Top of Extracted information
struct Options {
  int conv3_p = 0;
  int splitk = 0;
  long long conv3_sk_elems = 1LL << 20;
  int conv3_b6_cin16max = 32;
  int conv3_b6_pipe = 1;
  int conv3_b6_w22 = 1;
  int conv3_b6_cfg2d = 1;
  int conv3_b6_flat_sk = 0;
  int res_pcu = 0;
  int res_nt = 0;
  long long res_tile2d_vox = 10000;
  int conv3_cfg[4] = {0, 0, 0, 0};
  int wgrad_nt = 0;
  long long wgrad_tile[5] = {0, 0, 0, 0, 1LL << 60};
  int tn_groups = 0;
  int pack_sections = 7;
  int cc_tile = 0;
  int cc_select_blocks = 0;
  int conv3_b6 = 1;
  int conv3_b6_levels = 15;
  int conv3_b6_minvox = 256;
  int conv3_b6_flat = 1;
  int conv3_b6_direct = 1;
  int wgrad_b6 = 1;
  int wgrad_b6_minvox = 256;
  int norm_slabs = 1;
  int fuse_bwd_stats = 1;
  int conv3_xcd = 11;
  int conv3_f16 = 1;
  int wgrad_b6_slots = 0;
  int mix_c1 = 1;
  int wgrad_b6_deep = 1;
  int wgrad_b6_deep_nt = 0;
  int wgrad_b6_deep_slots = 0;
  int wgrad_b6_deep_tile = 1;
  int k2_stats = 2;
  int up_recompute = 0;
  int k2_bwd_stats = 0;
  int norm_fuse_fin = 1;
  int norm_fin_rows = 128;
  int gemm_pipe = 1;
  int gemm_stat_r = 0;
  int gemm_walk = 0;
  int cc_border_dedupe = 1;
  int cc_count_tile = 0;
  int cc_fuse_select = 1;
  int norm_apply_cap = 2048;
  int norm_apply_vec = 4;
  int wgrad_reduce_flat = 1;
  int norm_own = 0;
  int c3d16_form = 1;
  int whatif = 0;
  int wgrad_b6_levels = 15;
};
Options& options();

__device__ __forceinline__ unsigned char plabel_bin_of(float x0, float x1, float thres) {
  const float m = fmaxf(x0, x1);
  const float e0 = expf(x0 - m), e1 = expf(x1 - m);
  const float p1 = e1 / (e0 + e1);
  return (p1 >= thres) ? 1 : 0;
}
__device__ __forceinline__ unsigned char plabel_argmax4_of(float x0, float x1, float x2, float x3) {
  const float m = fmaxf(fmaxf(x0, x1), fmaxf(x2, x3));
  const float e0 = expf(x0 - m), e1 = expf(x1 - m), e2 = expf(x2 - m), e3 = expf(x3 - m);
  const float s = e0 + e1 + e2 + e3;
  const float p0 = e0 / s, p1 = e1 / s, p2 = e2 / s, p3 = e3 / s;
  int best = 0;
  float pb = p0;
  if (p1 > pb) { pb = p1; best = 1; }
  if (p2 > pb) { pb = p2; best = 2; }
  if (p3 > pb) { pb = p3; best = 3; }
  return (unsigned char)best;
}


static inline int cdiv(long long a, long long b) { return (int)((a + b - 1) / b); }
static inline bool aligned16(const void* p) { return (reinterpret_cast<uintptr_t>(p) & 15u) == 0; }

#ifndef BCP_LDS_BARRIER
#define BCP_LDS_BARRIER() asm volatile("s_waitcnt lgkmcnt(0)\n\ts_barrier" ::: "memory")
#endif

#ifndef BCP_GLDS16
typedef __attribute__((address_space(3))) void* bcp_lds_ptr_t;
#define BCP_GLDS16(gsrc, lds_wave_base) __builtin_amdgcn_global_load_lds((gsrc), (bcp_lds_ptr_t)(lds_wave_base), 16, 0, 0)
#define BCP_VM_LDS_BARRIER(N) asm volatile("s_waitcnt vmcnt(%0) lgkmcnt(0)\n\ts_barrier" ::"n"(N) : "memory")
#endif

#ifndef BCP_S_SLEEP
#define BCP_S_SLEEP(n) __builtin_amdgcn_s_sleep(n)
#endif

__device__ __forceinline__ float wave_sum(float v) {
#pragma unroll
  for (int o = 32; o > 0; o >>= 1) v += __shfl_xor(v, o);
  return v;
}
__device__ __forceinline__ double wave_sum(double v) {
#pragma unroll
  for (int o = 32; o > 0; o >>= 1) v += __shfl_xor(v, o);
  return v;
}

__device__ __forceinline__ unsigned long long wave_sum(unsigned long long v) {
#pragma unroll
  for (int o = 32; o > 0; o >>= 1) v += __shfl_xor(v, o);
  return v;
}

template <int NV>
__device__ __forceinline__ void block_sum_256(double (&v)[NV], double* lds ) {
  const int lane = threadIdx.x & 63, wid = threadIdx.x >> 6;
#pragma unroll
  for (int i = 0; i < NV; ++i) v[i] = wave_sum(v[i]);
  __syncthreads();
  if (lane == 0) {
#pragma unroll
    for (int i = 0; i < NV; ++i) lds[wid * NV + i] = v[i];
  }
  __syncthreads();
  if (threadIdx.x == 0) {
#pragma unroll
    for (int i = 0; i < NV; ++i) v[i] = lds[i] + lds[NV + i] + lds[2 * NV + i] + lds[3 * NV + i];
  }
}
Bottom of Extracted information
Top of Extracted information
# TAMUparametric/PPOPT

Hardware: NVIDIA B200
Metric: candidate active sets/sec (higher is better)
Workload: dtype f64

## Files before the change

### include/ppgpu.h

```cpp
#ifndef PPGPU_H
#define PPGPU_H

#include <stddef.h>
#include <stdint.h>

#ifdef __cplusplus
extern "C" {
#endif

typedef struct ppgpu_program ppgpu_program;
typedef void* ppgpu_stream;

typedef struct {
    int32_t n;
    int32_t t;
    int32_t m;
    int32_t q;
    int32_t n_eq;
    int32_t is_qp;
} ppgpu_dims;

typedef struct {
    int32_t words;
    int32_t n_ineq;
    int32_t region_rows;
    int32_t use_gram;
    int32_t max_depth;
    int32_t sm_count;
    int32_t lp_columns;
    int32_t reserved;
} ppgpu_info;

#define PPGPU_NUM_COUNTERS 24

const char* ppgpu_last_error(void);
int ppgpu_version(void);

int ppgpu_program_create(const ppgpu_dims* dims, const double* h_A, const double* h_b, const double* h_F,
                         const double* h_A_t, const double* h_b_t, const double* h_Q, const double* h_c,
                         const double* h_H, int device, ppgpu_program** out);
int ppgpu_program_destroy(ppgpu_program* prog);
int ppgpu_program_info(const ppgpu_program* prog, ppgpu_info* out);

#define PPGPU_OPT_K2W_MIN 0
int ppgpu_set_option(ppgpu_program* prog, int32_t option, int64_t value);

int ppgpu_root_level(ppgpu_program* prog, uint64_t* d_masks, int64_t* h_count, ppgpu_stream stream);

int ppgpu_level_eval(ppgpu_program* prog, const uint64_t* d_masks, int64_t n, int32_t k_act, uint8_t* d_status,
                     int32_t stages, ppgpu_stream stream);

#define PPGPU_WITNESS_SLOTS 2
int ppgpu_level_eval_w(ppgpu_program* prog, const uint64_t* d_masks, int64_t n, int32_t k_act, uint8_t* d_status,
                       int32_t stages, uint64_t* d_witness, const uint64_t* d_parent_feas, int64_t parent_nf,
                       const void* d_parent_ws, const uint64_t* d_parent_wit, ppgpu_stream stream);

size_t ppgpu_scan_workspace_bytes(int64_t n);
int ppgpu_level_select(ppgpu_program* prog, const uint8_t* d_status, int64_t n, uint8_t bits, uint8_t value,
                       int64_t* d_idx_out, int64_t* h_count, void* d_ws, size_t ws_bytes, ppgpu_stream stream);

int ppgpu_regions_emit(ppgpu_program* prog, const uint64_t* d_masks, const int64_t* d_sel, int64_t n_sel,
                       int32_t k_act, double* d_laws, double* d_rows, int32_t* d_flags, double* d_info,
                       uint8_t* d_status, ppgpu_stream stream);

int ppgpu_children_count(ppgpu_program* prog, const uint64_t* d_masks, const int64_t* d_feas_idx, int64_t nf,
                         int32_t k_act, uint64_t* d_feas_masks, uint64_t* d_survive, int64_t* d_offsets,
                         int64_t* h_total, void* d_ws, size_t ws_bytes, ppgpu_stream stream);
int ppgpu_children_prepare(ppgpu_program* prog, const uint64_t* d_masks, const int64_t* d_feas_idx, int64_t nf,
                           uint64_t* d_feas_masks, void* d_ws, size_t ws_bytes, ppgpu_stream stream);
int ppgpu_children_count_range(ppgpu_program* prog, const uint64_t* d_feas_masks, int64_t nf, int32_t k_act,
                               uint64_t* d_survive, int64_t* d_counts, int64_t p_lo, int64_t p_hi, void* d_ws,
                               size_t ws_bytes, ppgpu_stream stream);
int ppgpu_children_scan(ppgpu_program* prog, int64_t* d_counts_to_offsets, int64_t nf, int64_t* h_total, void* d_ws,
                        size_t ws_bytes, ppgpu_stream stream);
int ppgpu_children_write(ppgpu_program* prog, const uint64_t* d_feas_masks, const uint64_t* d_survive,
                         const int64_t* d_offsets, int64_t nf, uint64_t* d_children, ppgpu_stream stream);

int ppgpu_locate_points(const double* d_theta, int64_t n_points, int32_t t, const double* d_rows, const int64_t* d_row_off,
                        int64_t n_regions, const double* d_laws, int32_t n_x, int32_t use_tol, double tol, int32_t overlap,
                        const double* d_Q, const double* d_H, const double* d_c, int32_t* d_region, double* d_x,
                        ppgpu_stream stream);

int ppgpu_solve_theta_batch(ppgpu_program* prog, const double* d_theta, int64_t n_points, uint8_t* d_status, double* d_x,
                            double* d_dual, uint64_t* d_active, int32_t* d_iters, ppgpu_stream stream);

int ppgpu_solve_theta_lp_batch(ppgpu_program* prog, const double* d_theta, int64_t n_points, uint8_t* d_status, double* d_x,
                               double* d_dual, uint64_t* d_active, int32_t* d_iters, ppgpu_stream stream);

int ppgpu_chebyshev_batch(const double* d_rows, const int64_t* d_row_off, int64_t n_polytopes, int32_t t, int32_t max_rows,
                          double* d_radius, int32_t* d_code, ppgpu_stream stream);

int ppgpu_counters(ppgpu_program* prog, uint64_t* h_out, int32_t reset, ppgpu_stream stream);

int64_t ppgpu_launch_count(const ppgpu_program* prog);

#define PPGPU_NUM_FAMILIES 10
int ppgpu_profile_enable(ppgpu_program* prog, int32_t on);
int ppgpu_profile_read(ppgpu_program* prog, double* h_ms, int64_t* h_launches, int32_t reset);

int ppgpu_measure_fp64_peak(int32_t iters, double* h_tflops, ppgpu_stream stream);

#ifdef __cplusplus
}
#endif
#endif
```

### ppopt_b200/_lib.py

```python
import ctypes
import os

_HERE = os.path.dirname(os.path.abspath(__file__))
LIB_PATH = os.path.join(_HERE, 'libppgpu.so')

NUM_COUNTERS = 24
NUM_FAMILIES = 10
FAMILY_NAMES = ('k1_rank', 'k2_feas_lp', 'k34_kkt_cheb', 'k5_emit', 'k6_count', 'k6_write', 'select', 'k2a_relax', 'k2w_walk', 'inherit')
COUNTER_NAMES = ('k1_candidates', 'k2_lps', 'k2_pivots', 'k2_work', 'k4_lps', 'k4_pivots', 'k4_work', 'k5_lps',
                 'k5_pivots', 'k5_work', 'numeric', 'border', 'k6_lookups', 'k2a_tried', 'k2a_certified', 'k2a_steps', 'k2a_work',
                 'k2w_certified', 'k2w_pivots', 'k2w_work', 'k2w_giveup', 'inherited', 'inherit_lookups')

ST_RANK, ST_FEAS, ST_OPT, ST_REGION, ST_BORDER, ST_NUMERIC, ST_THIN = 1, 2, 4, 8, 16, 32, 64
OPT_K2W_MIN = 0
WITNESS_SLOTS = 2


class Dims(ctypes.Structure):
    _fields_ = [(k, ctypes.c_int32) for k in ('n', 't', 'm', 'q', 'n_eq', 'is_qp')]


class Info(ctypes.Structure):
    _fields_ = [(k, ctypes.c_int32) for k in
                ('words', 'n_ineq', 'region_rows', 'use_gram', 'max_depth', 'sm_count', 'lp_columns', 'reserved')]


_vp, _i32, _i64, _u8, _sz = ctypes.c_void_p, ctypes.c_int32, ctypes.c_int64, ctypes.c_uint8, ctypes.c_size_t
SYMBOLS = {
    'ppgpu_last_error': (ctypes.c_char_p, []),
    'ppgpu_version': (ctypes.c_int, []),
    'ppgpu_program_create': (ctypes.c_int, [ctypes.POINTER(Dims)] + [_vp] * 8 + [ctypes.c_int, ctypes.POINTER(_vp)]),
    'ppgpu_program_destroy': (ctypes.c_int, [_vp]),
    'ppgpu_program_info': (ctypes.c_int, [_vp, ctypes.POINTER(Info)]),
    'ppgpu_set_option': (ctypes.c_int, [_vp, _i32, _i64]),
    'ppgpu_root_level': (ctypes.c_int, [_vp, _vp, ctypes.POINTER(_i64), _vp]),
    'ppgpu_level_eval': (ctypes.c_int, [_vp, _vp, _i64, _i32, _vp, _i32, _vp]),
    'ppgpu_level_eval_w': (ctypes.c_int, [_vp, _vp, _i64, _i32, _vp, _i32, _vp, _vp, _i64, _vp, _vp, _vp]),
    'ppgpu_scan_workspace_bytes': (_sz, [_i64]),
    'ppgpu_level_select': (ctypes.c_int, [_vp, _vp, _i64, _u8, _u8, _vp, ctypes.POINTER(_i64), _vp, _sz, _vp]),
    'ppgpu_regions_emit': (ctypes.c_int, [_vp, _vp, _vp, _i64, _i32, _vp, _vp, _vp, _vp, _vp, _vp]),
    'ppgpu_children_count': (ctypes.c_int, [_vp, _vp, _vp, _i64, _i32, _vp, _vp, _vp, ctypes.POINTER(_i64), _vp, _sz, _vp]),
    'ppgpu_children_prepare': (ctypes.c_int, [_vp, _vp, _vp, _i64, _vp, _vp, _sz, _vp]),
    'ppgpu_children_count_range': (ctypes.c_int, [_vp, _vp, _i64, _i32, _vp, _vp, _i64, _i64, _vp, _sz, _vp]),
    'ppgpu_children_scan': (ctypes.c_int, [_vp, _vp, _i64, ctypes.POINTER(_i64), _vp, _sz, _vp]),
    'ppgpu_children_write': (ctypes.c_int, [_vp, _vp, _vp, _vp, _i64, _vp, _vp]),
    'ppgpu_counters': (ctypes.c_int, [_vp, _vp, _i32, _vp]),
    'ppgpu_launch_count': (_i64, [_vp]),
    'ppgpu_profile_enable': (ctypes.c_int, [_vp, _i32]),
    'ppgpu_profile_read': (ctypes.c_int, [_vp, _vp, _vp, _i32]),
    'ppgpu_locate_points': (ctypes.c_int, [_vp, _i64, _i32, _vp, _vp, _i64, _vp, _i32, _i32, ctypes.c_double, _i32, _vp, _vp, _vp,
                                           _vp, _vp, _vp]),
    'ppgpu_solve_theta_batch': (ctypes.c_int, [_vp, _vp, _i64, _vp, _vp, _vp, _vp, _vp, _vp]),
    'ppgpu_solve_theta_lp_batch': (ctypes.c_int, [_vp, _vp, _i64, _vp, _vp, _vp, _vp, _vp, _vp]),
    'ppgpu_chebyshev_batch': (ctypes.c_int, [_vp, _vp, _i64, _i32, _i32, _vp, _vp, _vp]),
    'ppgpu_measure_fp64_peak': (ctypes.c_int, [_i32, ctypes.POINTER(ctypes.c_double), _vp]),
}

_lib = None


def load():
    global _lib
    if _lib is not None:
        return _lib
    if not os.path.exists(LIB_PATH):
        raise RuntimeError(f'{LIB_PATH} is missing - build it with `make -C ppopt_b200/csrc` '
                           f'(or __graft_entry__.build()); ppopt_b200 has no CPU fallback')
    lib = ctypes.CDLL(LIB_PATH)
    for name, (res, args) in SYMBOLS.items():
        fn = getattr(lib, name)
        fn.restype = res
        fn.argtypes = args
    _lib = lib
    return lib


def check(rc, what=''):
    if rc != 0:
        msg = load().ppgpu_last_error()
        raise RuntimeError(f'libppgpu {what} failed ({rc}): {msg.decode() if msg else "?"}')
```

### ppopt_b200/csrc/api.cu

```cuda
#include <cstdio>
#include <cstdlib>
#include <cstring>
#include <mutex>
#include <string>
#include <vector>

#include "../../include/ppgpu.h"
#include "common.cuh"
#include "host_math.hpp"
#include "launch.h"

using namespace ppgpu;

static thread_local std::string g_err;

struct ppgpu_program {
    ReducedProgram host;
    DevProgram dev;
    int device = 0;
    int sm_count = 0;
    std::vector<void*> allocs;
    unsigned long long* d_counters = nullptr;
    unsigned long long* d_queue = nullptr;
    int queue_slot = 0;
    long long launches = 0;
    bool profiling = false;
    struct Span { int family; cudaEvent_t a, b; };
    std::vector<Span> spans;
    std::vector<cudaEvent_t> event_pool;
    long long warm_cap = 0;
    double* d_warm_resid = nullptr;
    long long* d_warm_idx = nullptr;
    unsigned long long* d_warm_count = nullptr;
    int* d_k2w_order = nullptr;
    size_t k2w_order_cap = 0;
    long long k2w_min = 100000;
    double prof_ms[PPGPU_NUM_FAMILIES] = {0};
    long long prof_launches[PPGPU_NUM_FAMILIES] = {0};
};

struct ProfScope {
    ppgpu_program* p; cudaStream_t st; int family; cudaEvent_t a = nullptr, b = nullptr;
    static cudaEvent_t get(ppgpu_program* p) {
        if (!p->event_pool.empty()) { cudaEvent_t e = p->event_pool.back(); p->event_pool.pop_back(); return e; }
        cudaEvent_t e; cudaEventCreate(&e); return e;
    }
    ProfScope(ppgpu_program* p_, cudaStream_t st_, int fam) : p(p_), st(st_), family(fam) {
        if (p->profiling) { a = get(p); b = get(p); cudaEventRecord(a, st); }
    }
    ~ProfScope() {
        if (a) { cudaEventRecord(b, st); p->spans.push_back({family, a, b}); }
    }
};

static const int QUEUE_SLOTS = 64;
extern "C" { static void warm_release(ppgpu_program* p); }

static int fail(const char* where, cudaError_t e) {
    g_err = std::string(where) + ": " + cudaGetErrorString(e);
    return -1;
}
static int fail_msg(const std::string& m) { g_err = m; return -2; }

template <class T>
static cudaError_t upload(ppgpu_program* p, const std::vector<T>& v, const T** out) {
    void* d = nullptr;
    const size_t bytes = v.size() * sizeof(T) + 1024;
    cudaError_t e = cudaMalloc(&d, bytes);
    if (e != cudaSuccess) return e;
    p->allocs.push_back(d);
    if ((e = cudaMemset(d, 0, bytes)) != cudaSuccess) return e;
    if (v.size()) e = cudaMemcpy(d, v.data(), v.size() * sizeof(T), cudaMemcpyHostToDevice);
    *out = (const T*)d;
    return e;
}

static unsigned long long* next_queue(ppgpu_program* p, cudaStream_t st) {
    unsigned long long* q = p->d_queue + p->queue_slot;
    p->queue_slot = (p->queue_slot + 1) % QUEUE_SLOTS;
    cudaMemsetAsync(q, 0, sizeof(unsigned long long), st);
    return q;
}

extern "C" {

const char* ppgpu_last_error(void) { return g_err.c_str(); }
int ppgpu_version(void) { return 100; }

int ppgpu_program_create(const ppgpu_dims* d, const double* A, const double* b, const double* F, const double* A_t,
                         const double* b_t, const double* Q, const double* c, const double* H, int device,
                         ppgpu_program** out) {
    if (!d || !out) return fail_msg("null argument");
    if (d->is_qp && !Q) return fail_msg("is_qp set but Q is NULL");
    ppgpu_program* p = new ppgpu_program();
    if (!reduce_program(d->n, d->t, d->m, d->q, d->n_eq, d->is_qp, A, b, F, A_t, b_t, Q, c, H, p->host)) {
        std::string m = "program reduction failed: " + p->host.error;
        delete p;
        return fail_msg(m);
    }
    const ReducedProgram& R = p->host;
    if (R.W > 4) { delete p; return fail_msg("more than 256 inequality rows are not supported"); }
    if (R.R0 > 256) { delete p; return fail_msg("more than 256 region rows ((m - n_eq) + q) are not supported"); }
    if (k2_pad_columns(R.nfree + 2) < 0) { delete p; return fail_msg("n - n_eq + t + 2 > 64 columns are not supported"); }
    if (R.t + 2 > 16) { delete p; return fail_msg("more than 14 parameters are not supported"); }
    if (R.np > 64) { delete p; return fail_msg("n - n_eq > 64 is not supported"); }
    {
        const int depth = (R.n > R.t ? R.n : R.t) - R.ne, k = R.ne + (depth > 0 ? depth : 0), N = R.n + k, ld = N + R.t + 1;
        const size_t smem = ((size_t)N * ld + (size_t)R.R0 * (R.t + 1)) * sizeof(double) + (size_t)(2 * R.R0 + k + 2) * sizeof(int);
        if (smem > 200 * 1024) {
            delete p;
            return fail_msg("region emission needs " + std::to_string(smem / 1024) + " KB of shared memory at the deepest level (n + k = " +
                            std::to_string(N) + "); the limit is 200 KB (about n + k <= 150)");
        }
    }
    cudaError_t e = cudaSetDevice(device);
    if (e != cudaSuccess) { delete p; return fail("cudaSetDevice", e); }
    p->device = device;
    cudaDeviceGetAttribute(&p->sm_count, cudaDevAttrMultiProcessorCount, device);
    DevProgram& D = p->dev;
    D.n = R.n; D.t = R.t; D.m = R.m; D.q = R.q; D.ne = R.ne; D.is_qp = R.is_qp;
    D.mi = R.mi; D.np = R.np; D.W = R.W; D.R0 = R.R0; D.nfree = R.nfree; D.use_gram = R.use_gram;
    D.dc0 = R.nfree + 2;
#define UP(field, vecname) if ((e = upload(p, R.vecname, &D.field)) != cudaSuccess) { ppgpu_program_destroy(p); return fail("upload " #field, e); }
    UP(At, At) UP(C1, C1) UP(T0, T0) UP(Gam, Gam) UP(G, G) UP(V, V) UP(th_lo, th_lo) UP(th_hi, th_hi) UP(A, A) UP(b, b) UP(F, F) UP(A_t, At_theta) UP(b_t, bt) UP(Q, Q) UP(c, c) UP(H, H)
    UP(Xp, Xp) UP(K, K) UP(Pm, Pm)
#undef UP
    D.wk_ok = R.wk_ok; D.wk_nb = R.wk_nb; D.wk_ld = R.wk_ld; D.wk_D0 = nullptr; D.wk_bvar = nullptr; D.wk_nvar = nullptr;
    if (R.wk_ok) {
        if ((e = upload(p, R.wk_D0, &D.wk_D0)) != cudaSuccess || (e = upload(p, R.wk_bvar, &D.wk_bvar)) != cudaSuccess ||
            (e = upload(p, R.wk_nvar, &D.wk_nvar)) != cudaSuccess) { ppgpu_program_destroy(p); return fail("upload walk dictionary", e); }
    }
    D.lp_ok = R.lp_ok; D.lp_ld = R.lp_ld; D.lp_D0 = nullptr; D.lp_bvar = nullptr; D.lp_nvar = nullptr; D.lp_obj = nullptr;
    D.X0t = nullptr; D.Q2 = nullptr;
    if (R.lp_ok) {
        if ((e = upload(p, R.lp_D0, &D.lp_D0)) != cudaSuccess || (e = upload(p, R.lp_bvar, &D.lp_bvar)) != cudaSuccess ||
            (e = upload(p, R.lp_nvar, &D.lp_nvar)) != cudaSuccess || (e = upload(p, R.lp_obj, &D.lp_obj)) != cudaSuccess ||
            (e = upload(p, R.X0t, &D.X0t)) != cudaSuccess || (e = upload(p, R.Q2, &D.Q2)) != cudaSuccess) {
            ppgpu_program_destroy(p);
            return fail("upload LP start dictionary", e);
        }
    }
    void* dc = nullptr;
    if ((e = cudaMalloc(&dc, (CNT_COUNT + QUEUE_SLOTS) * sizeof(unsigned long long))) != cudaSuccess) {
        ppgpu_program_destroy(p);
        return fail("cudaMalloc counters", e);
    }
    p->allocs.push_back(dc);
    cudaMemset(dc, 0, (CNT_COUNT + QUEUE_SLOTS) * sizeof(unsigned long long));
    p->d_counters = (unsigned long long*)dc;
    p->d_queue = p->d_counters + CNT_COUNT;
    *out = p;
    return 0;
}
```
Bottom of Extracted information
The expected answer is one number: the count of lines in the listing that include the string "nullptr".

*Answer*
12